Als wir am Gasthause weg- und zurückfuhren, riefen uns mehrere Leute nach, dass ein hinteres Wagenrad sogleich von der Achse sich löse. Ich suchte eine Strecke weit zurück nach der verlorenen Achsschraube und hatte Verdachte, auf den Schmied Horitzer, dass er während wir in der Kirche waren, aus Eifersucht in boshafter Weise die Schraube abgenommen habe, damit wir, wenn das Rad abginge, aus dem Wagen fallen sollten.

     In St. Peter war kein Schmied zu Hause, um eine andere Schraube herzugeben und wir mussten langsam bis zur Reitschulgasse, wo wir beim dortigen Schmied eine passende Schraube um dreissig Kreuzer erhielten. Dann konnten wir erst richtig weiterfahren.

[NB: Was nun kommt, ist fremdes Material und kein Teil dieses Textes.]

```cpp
extern "C" int p2pb_pointwise_conv_pool_forward(int b, int cin, int cout, int npos, const float *in,
                                                const void *wp_any, const float *bias, const float *bias_b,
                                                const float *in_scale, const float *in_shift, int in_swish, int flags,
                                                float *out, float *stats_part, int pool_u, float *minmax,
                                                double fin_count_per_channel, int fin_groups, const float *fin_gamma,
                                                const float *fin_beta, const float *fin_style, int fin_style_stride,
                                                float fin_eps, float *fin_scale, float *fin_shift, float *fin_chmean,
                                                void *stream) {
  const GnFinish f = pw_fin(fin_count_per_channel, fin_groups, fin_gamma, fin_beta, fin_style, fin_style_stride, fin_eps, fin_scale,
                            fin_shift, fin_chmean);
  if (!pw_fin_ok(f, cout, stats_part)) return P2PB_EINVAL;
  if (b <= 0 || cin <= 0 || cout <= 0 || npos <= 0 || !minmax || !stats_part) return P2PB_EINVAL;
  if (!p2pb_pointwise_pool_supported(npos, pool_u) || !pw_wide_ok(npos, in, out)) return P2PB_EINVAL;
  const PwArgs a = {b,   cin,        cout,   npos,   in, wp_any, bias, bias_b, in_scale, in_shift, in_swish,
                    out, stats_part, minmax, pool_u, 0,  (hipStream_t)stream};
  return pw_finish_behind(pw_run(a, flags), b, cout, npos, stats_part, f, a.s);
}

extern "C" int p2pb_pointwise_conv_pool_gather(int b, int cin, int cout, int n, int m, int u, const float *zt,
                                               const float *cxt, const int *idx, const void *wp_split, const float *bias,
                                               const float *in_scale, const float *in_shift, int in_swish,
                                               float *stats_part, float *minmax, double fin_count_per_channel,
                                               int fin_groups, const float *fin_gamma, const float *fin_beta,
                                               const float *fin_style, int fin_style_stride, float fin_eps, float *fin_scale,
                                               float *fin_shift, float *fin_chmean, void *stream) {
  const GnFinish f = pw_fin(fin_count_per_channel, fin_groups, fin_gamma, fin_beta, fin_style, fin_style_stride, fin_eps, fin_scale,
                            fin_shift, fin_chmean);
  const long npos = (long)m * u;
  if (b <= 0 || cin <= 0 || cout <= 0 || n <= 0 || m <= 0 || !zt || !idx || !wp_split || !in_scale || !in_shift ||
      !stats_part || !minmax || (cin & 7) || npos > 0x7fffffffL || !p2pb_pointwise_pool_supported((int)npos, u) || u == 0 ||
      p2pb_g_split_terms != SPLIT_F16X3 || (((uintptr_t)zt | (uintptr_t)cxt) & 15) || !pw_fin_ok(f, cout, stats_part))
    return P2PB_EINVAL;
  const PwArgs a = {b,       cin,        cout,   (int)npos, zt, wp_split, bias, nullptr, in_scale, in_shift, in_swish,
                    nullptr, stats_part, minmax, u,         0,  (hipStream_t)stream};
  p2pb_note_pointwise_form(cin, cout, a.P, P2PB_FORM_PW_GATHER);
  return pw_finish_behind(pw_gather_launch(a, PwGather{cxt, idx, n, u}), b, cout, a.P, stats_part, f, a.s);
}
```

### p2p_bridge_amd/csrc/pw_common.h

```cpp
#pragma once
#include "common.h"

typedef float f32x4 __attribute__((ext_vector_type(4)));

__device__ __forceinline__ float swishf(float v) {
  return v * __builtin_amdgcn_rcpf(1.0f + __builtin_amdgcn_exp2f(v * -1.44269504088896340736f));
}

template <int CTRL, int ROW_MASK>
__device__ __forceinline__ float dpp_perm(float v) {
  const int i = __builtin_bit_cast(int, v);
  return __builtin_bit_cast(float, __builtin_amdgcn_update_dpp(i, i, CTRL, ROW_MASK, 0xf, false));
}
__device__ __forceinline__ void group_minmax(float &mn, float &mx, int g) {
  if (g > 1) { mn = vmin_raw(mn, dpp_perm<0xB1, 0xf>(mn)); mx = vmax_raw(mx, dpp_perm<0xB1, 0xf>(mx)); }
  if (g > 2) { mn = vmin_raw(mn, dpp_perm<0x4E, 0xf>(mn)); mx = vmax_raw(mx, dpp_perm<0x4E, 0xf>(mx)); }
  if (g > 4) { mn = vmin_raw(mn, dpp_perm<0x141, 0xf>(mn)); mx = vmax_raw(mx, dpp_perm<0x141, 0xf>(mx)); }
  if (g > 8) { mn = vmin_raw(mn, dpp_perm<0x140, 0xf>(mn)); mx = vmax_raw(mx, dpp_perm<0x140, 0xf>(mx)); }
  if (g > 16) { mn = vmin_raw(mn, dpp_perm<0x142, 0xa>(mn)); mx = vmax_raw(mx, dpp_perm<0x142, 0xa>(mx)); }
}
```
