def conv3x3_c1(x, w, col_scale=None, col_shift=None):
    return conv3x3_c1_stats(x, w, col_scale, col_shift, want_stats=False)[0]


def conv3x3_c1_stats(x, w, col_scale=None, col_shift=None, want_stats=True, out_dtype=F32):
    B, H, W = x.shape
    Cout = w.shape[0]
    y = _empty(B, H, W, Cout, like=x, dtype=out_dtype)
    if out_dtype == BF16:
        P = query("tag_conv3x3_c1_stats_rows", B, H, W, Cout)
        if P <= 0:
            raise RuntimeError("bf16 activations: the Cin = 1 convolution is implemented for 64 mel bins x 64 channels")
        part = (P, _empty(P * (3 * Cout + 1), like=x)) if want_stats else None
        call("tag_conv3x3_c1_forward_stats_bf16", ptr(x), ptr(col_scale), ptr(col_shift), ptr(w), ptr(y),
             ptr(part[1]) if part else None, B, H, W, Cout)
        return y, part
    P = query("tag_conv3x3_c1_stats_rows", B, H, W, Cout) if (want_stats and cfg.FUSE_BN_STATS) else 0
    if P > 0:
        part = (P, _empty(P * (3 * Cout + 1), like=x))
        call("tag_conv3x3_c1_forward_stats", ptr(x), ptr(col_scale), ptr(col_shift), ptr(w), ptr(y), ptr(part[1]), B, H, W,
             Cout)
        return y, part
    call("tag_conv3x3_c1_forward", ptr(x), ptr(col_scale), ptr(col_shift), ptr(w), ptr(y), B, H, W, Cout)
    return y, None


def conv3x3_c1_wgrad(x, dy, col_scale=None, col_shift=None, out=None):
    B, H, W = x.shape
    Cout = dy.shape[3]
    dw = out if out is not None else _empty(Cout, 1, 3, 3, like=x)
    ws = _ws(query("tag_conv3x3_c1_wgrad_ws_bytes", B, H, W, Cout), x)
    call("tag_conv3x3_c1_wgrad", ptr(x), ptr(col_scale), ptr(col_shift), ptr(dy), ptr(dw), B, H, W, Cout, ptr(ws))
    return dw


C1_BWD_FUSED_SHAPE = (64, 64)


def conv3x3_c1_backward(x, dy, w, col_scale=None, col_shift=None, out=None, bn_bwd=None):
    B, H, W = x.shape
    Cout = dy.shape[3]
    if (W, Cout) == C1_BWD_FUSED_SHAPE:
        dw = out if out is not None else _empty(Cout, 1, 3, 3, like=x)
        dx = _empty(B, H, W, like=x)
        ws = _ws(query("tag_conv3x3_c1_backward_ws_bytes", B, H, W, Cout), x)
        if bn_bwd is not None:
            yref, st, gamma, dg, db = bn_bwd
            if yref.dtype != dy.dtype or yref.shape != dy.shape:
                raise RuntimeError("conv3x3_c1_backward: yref and da must agree in dtype and shape")
            call("tag_conv3x3_c1_backward_bnrelu" + _sfx(dy), ptr(x), ptr(col_scale), ptr(col_shift), ptr(dy), ptr(yref),
                 ptr(st.scale), ptr(st.shift), ptr(st.mean), ptr(st.invstd), ptr(gamma), ptr(dg), ptr(db), int(st.train),
                 ptr(w), ptr(dw), ptr(dx), B, H, W, Cout, ptr(ws))
            return dw, dx
        call("tag_conv3x3_c1_backward" + _sfx(dy), ptr(x), ptr(col_scale), ptr(col_shift), ptr(dy), ptr(w), ptr(dw), ptr(dx),
             B, H, W, Cout, ptr(ws))
        return dw, dx
    if bn_bwd is not None:
        raise RuntimeError("conv3x3_c1_backward: bn_bwd needs the fused 64 x 64 shape")
    if dy.dtype == BF16:
        raise RuntimeError("bf16 activations: the Cin = 1 backward is implemented for 64 mel bins x 64 channels")
    return conv3x3_c1_wgrad(x, dy, col_scale, col_shift), conv3x3_c1_dgrad(dy, w)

     Zu meinem Glücke fielen mir rechzeitig die Schuppen von den Augen, als der taube fünfzigjährige Schmiedmeister in der Karlau als neuer Freier auftrat und ich ihr dann ernstlich für immer entsagte. Da erkannte ich, dass ich mit der Pepi, die ein besonders dickes, fettes Genick hatte, wohl nicht glücklich werden könnte.